You may obtain a just idea of the effects of the major bombardment by adventuring into the interior of the Cathedral of St. Martin. This Cathedral is chiefly thirteenth-century work. Its tower, like that of the Cathedral at Malines, had never been completed—nor will it ever be, now—but it is still, with the exception of the tower of the Cloth Hall, the highest thing in Ypres. The tower is a skeleton. As for the rest of the building, it may be said that some of the walls alone substantially remain. The choir—the earliest part of the Cathedral—is entirely unroofed, and its south wall has vanished. The apse has been blown clean out. The Early Gothic nave is partly unroofed. The transepts are unroofed, and of the glass of the memorable rose window of the south transept not a trace is left—so far as I can remember.

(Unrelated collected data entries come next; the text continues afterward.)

template <bool HPC>
struct alignas(16) WaveLdsT : std::conditional<HPC, HpcLds, NoHpcLds>::type {
    uint8_t buf[BUF_BYTES];
    uint16_t list[listcap<HPC>()];
    uint16_t jobx[jobcap<HPC>()];
    uint16_t jobslot[jobcap<HPC>()];
    int16_t hb[NBL];
    uint16_t rs16[NBL];
};
#ifdef S2K_PROFILE
typedef __attribute__((address_space(3))) unsigned long long *ph_ptr_t;
constexpr int PROFILE_LDS_BYTES = 16 * 16 * 8;
#else
typedef uint64_t *ph_ptr_t;
constexpr int PROFILE_LDS_BYTES = 0;
#endif
constexpr int SEED_TABLE_BYTES = 2 * 256 * 8;
#ifndef S2K_SEL8
#define S2K_SEL8 1
#endif
constexpr int TABLE_BYTES = SEED_TABLE_BYTES;
constexpr int SEL8_OFF = SEED_TABLE_BYTES, SEL8_BYTES = S2K_SEL8 ? 256 * 8 : 0;
#ifndef S2K_PASS2_ACC
#define S2K_PASS2_ACC 1
#endif
static_assert(!S2K_PASS2_ACC || S2K_SEL8, "pass 2 reads its v_perm_b32 selectors from sel8");
#ifndef S2K_LPH
#define S2K_LPH 0
#endif
#ifndef S2K_WARM2
#define S2K_WARM2 1
#endif
constexpr int WARM_OFF = SEL8_OFF + SEL8_BYTES, WARM_BYTES = S2K_WARM2 ? 256 * 8 : 0;
template <bool HPC> constexpr int table_bytes() { return SEED_TABLE_BYTES + (HPC ? SEL8_BYTES + WARM_BYTES : 0); }
template <bool HPC>
constexpr int block_lds_bytes() { return table_bytes<HPC>() + tw<HPC>() * (int)sizeof(WaveLdsT<HPC>) + PROFILE_LDS_BYTES; }
#ifndef S2K_EXPERIMENT
static_assert(block_lds_bytes<true>() <= 160 * 1024 && block_lds_bytes<false>() <= 160 * 1024, "the block of a CU must fit its 160 KiB of LDS");
#endif

__device__ inline uint32_t wave_incl_scan(uint32_t v, int lane) {
    (void)lane;
    uint32_t t;
    t = (uint32_t)__builtin_amdgcn_update_dpp(0, (int)v, 0x111, 0xf, 0xf, false);
    uint32_t a = v + t;
    t = (uint32_t)__builtin_amdgcn_update_dpp(0, (int)v, 0x112, 0xf, 0xf, false);
    a += t;
    t = (uint32_t)__builtin_amdgcn_update_dpp(0, (int)v, 0x113, 0xf, 0xf, false);
    a += t;
    t = (uint32_t)__builtin_amdgcn_update_dpp(0, (int)a, 0x114, 0xf, 0xe, false);
    a += t;
    t = (uint32_t)__builtin_amdgcn_update_dpp(0, (int)a, 0x118, 0xf, 0xc, false);
    a += t;
// ... 320 lines not shown
#ifdef S2K_ISA_MARKS
#define S2K_STAMP(i) do { (void)ph; (void)stamp; asm volatile("; S2K_PHASE %0" ::"i"(i)); } while (0)
#else
#define S2K_STAMP(i) do { (void)ph; (void)stamp; } while (0)
#endif
#endif

template <class WL>
__device__ __forceinline__ uint32_t hpc_compact(uint8_t *D, WL &S, const uint8_t *__restrict__ bases,
                                                const uint64_t *__restrict__ read_off, uint64_t n_reads, uint64_t n_bases,
                                                uint64_t t0, uint32_t tile_len, uint32_t r0, uint32_t r1, uint32_t l,
                                                int lane, uint32_t &halo_n_out, uint64_t bpos0,
                                                uint32_t prev_byte0, bool forced0, const Sem &sem, ph_ptr_t ph,
                                                uint64_t &stamp) {
    typedef __attribute__((address_space(3))) uint8_t lds_u8;
    {
        uint64_t sp = bpos0;
        for (uint64_t c0 = 0;; c0 += 64) {
            if (sp > t0 && sp < t0 + tile_len) {
                const uint32_t rel = (uint32_t)(sp - t0), o = div_tile_t(rel), i = rel - __umul24(o, (uint32_t)TILE_T);
                atomicOr(&S.row[o][i >> 5], 1u << (i & 31u));
            }
            if ((uint64_t)r0 + 1 + c0 + 64 > (uint64_t)r1) break;
            const uint64_t ri = (uint64_t)r0 + 1 + c0 + 64 + lane;
            sp = ri <= n_reads ? read_off[ri] : ~0ull;
            __builtin_amdgcn_s_waitcnt(0x0F70);
        }
    }
    wave_sync();
    S2K_STAMP(13);
    uint32_t c[36];
    const uint32_t lane_off = __umul24((uint32_t)TILE_T, (uint32_t)lane);
    const uint4 *src = reinterpret_cast<const uint4 *>(D + lane_off);
#pragma unroll
    for (int p = 0; p < 9; p++) {
        uint4 v = src[p];
        c[4 * p] = v.x; c[4 * p + 1] = v.y; c[4 * p + 2] = v.z; c[4 * p + 3] = v.w;
    }
    uint32_t fmk[5];
    {
        const uint2 *rr = reinterpret_cast<const uint2 *>(&S.row[lane][0]);
        const uint2 r01 = rr[0], r23 = rr[1];
        fmk[0] = r01.x; fmk[1] = r01.y; fmk[2] = r23.x; fmk[3] = r23.y;
        fmk[4] = S.row[lane][4];
    }
    if (lane == 0 && forced0) fmk[0] |= 1u;
    const uint32_t prevw = (uint32_t)__builtin_amdgcn_update_dpp((int)(prev_byte0 << 24), (int)c[35], 0x138, 0xf, 0xf, false);
    const uint32_t last_raw = bcast(c[35] >> 24, 63);
    const uint32_t la_a = D[TILE_BASES + lane], la_b = D[TILE_BASES + 64 + lane];
    const int vb = (int)tile_len - (int)lane_off;
    const bool partial = tile_len < (uint32_t)TILE_BASES;
    uint32_t pr[4];
#pragma unroll
    for (int d = 0; d < 36; d++) {
        const uint32_t cur = c[d];
        const uint32_t prv = __builtin_amdgcn_alignbyte(cur, d == 0 ? prevw : c[d - 1], 3);
        uint32_t x;
        asm("v_bitop3_b32 %0, %1, %2, %3 bitop3:0x96" : "=v"(x) : "v"(cur), "v"(prv), "v"(0x0C0C0C0Cu));
        const uint32_t y = __builtin_amdgcn_perm(0xFFFFFFFFu, 0xFFFFFFFFu, x);
        const int j = (d & 7) >> 1;
        if ((d & 1) == 0) pr[j] = __builtin_amdgcn_udot4(y, 0x08040201u, 255u, false);
        else pr[j] = __builtin_amdgcn_udot4(y, 0x80402010u, pr[j], false);
        if (d == 35) fmk[4] |= __builtin_amdgcn_perm(pr[1], pr[0], 0x0C0C0501u);
        else if ((d & 7) == 7)
            fmk[d >> 3] |= __builtin_amdgcn_perm(pr[1], pr[0], 0x0C0C0501u) | __builtin_amdgcn_perm(pr[3], pr[2], 0x05010C0Cu);
    }
    if (partial) {
#pragma unroll
        for (int g = 0; g < 5; g++) {
            const int v = vb - 32 * g;
            fmk[g] &= v >= 32 ? 0xFFFFFFFFu : (v <= 0 ? 0u : ((1u << v) - 1u));
        }
    }
    const uint32_t p0 = __popc(fmk[0]), p1 = p0 + __popc(fmk[1]), p2 = p1 + __popc(fmk[2]), p3 = p2 + __popc(fmk[3]);
    uint32_t cnt = p3 + __popc(fmk[4]);
    uint32_t incl = wave_incl_scan(cnt, lane);
    uint32_t base = incl - cnt;
    const uint32_t R = bcast(incl, 63);
    {
        uint2 *rw = reinterpret_cast<uint2 *>(&S.row[lane][0]);
        rw[0] = make_uint2(fmk[0], fmk[1]);
        rw[1] = make_uint2(fmk[2], fmk[3]);
        rw[2] = make_uint2(fmk[4] | (base << 16), p0 | (p1 << 8) | (p2 << 16) | (p3 << 24));
        if (lane < N_ROWS - 64) *reinterpret_cast<uint2 *>(&S.row[64 + lane][ROW_PFX]) = make_uint2(R << 16, 0u);
        if (cnt)
            for (uint32_t m = (base + (1u << SD_SHIFT) - 1u) >> SD_SHIFT; (m << SD_SHIFT) < base + cnt; m++) S.sd[m] = (uint8_t)lane;
    }
    wave_sync();
    S2K_STAMP(14);
#if S2K_PASS2_ACC
    {
        typedef __attribute__((address_space(3))) const unsigned long long *lds_cu64;
        uint4 *zp = reinterpret_cast<uint4 *>(D + lane_off);
#pragma unroll
        for (int p = 0; p < 9; p++) zp[p] = make_uint4(0, 0, 0, 0);
        asm volatile("" ::: "memory");
        const uint32_t(&fmk_)[5] = fmk;
        auto pass2 = [&](auto sparse_c) {
            constexpr bool SPARSE = decltype(sparse_c)::value;
            uint32_t fm[5] = {fmk_[0], fmk_[1], fmk_[2], fmk_[3], fmk_[4]};
#pragma unroll
            for (int g = 0; g < 5; g++) asm volatile("" : "+v"(fm[g]));
            if constexpr (!SPARSE) {
                uint32_t qa = (uint32_t)(uintptr_t)(lds_u8 *)D + base - 1u, carry = 0;
#pragma unroll
                for (int q0 = 0; q0 < 18; q0 += 9) {
                    unsigned long long e[9];
                    uint32_t ix[9];
#pragma unroll
                    for (int qq = 0; qq < 9; qq++) {
                        ix[qq] = byte_x8_sel(fm[(q0 + qq) >> 2], (q0 + qq) & 3);
                        e[qq] = *reinterpret_cast<lds_cu64>((uint32_t)SEL8_OFF + ix[qq]);
                    }
#pragma unroll
                    for (int qq = 0; qq < 9; qq++) {
                        const int q = q0 + qq;
                        const uint32_t plo = __builtin_amdgcn_perm(c[2 * q + 1], c[2 * q], (uint32_t)e[qq]);
                        const uint32_t phi = __builtin_amdgcn_perm(c[2 * q + 1], c[2 * q], (uint32_t)(e[qq] >> 32));
                        const uint32_t sh = ~qa, waddr = qa & ~3u;
                        const uint32_t w0 = __builtin_amdgcn_alignbyte(plo, 0u, sh) | carry, w1 = __builtin_amdgcn_alignbyte(phi, plo, sh);
                        carry = __builtin_amdgcn_alignbyte(0u, phi, sh);
                        asm volatile("ds_or_b32 %0, %1\n\tds_or_b32 %0, %2 offset:4" ::"v"(waddr), "v"(w0), "v"(w1) : "memory");
                        qa += (uint32_t)__popc(ix[qq]);
                    }
                }
                asm volatile("ds_or_b32 %0, %1" ::"v"(qa & ~3u), "v"(carry) : "memory");
                return;
            }
            uint32_t waddr = (uint32_t)(uintptr_t)(lds_u8 *)D + (base & ~3u);
            uint32_t fill8 = 8u * (base & 3u), lo = 0;
            const uint32_t dump = (uint32_t)(uintptr_t)(lds_u8 *)reinterpret_cast<uint8_t *>(&S.list[0]) + 8u * ((uint32_t)lane & 31u);
            constexpr int GRPQ = 9;
#pragma unroll
            for (int q0 = 0; q0 < 18; q0 += GRPQ) {
                unsigned long long e[GRPQ];
                uint32_t ix[GRPQ];
#pragma unroll
                for (int qq = 0; qq < GRPQ; qq++) {
                    const int q = q0 + qq;
                    ix[qq] = byte_x8_sel(fm[q >> 2], q & 3);
                    e[qq] = *reinterpret_cast<lds_cu64>((uint32_t)SEL8_OFF + ix[qq]);
                }
#pragma unroll
                for (int qq = 0; qq < GRPQ; qq++) {
                    const int q = q0 + qq;
                    const uint32_t plo = __builtin_amdgcn_perm(c[2 * q + 1], c[2 * q], (uint32_t)e[qq]);
                    const uint32_t phi = __builtin_amdgcn_perm(c[2 * q + 1], c[2 * q], (uint32_t)(e[qq] >> 32));
                    const unsigned long long win = (((unsigned long long)phi << 32) | plo) << fill8;
                    const uint32_t w0 = lo | (uint32_t)win, w1 = (uint32_t)(win >> 32);
                    const uint32_t w2 = (phi >> 8) >> (24u - fill8);
                    const uint32_t nb = fill8 + 8u * (uint32_t)__popc(ix[qq]);
                    const uint32_t a0 = nb >= 32u ? waddr : dump, a1 = nb >= 64u ? waddr : dump;
                    asm volatile("ds_write_b32 %0, %2\n\tds_write_b32 %1, %3 offset:4" ::"v"(a0), "v"(a1), "v"(w0), "v"(w1) : "memory");
                    lo = nb >= 64u ? w2 : (nb >= 32u ? w1 : w0);
                    waddr += (nb >> 3) & 0xCu;
                    fill8 = nb & 24u;
                }
            }
            asm volatile("ds_or_b32 %0, %1" ::"v"(waddr), "v"(lo) : "memory");
        };
        static_assert(sizeof(S.list) >= 32 * 8, "the dump slots of the sparse variant live in the hit list");
        if (10u * R < 6u * tile_len) pass2(std::true_type{});
        else pass2(std::false_type{});
    }
#else
    {
        uint32_t gaddr = (uint32_t)(uintptr_t)(lds_u8 *)D + base - 1;
// ... 22 lines not shown
    }
#endif
    S2K_STAMP(15);
    const uint32_t hl = sem.tail_quirk ? l + 16 : l;
    uint32_t halo_n = 0;
    if (!partial) {
        uint32_t pb = last_raw;
#pragma unroll
        for (int rnd = 0; rnd < 2; rnd++) {
            const uint64_t qr = t0 + TILE_BASES + 64 * rnd;
            if (halo_n >= hl || qr >= n_bases) break;
            const uint32_t by = rnd ? la_b : la_a;
            const uint32_t pv = (uint32_t)__builtin_amdgcn_update_dpp((int)pb, (int)by, 0x138, 0xf, 0xf, false);
            const bool hd = qr + (uint64_t)lane < n_bases && by != pv;
            const uint64_t mk = __ballot(hd);
            const uint32_t idx = halo_n + __builtin_amdgcn_mbcnt_hi((uint32_t)(mk >> 32), __builtin_amdgcn_mbcnt_lo((uint32_t)mk, 0u));
            if (hd && idx < hl) {
                D[R + idx] = (uint8_t)by;
                S.halo_pos[idx] = (uint32_t)(TILE_BASES + 64 * rnd) + (uint32_t)lane;
            }
            halo_n += (uint32_t)__popcll(mk);
            pb = bcast(by, 63);
        }
        uint64_t q = t0 + TILE_BASES + 128;
        while (halo_n < hl && q < n_bases) {
            const uint32_t span = 256u;
            uint64_t a = q + 4 * (uint64_t)lane;
            int nval = a >= n_bases ? 0 : (n_bases - a >= 4 ? 4 : (int)(n_bases - a));
            uint32_t wv = 0;
            if (nval == 4) wv = *reinterpret_cast<const uint32_t *>(bases + a);
            else
                for (int b = 0; b < nval; b++) wv |= (uint32_t)bases[a + b] << (8 * b);
            uint32_t pw = __shfl_up(wv, 1);
            if (lane == 0) pw = pb << 24;
            uint32_t prv = (wv << 8) | (pw >> 24);
            uint32_t x = wv ^ prv;
            uint32_t t = (((x & 0x7F7F7F7Fu) + 0x7F7F7F7Fu) | x) & 0x80808080u;
            t &= nval >= 4 ? 0xFFFFFFFFu : (nval <= 0 ? 0u : ((1u << (8 * nval)) - 1u));
            uint32_t cn = __popc(t);
            uint32_t in2 = wave_incl_scan(cn, lane);
            uint32_t idx = halo_n + in2 - cn;
#pragma unroll
            for (int b = 0; b < 4; b++) {
                if (t & (0x80u << (8 * b))) {
                    if (idx < hl) {
                        D[R + idx] = (uint8_t)(wv >> (8 * b));
                        S.halo_pos[idx] = (uint32_t)(a - t0) + b;
                    }
                    idx++;
                }
            }
            halo_n += bcast(in2, 63);
            pb = bcast(wv >> 24, 63);
            q += span;
        }
        if (halo_n > hl) halo_n = hl;
    }
    halo_n_out = halo_n;
    wave_sync();
    return R;
}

In the centre of the Cathedral, where the transepts meet, is a vast heap of bricks, stone, and powdery dirt. This heap rises irregularly like a range of hills towards the choir; it overspreads most of the immense interior, occupying an area of, perhaps, from 15,000 to 20,000 square feet. In the choir it rises to a height of six or seven yards. You climb perilously over it as you might cross the Alps. This incredible amorphous mass, made up of millions of defaced architectural fragments of all kinds, is the shattered body of about half the Cathedral. I suppose that the lovely carved choir-stalls are imbedded somewhere within it. The grave of Jansen is certainly at the bottom of it. The aspect of the scene, with the sky above, the jagged walls, the interrupted arches, and the dusty piled mess all around, is intolerably desolate. And it is made the more so by the bright colours of the great altar, two-thirds of which is standing, and the still brighter colours of the organ, which still clings, apparently whole, to the north wall of the choir. In the sacristy are collected gilt candelabra and other altar-furniture, turned yellow by the fumes of picric acid. At a little distance the Cathedral, ruin though it is, seems solid enough; but when you are in it the fear is upon you that the inconstant and fragile remains of it may collapse about you in a gust of wind a little rougher than usual.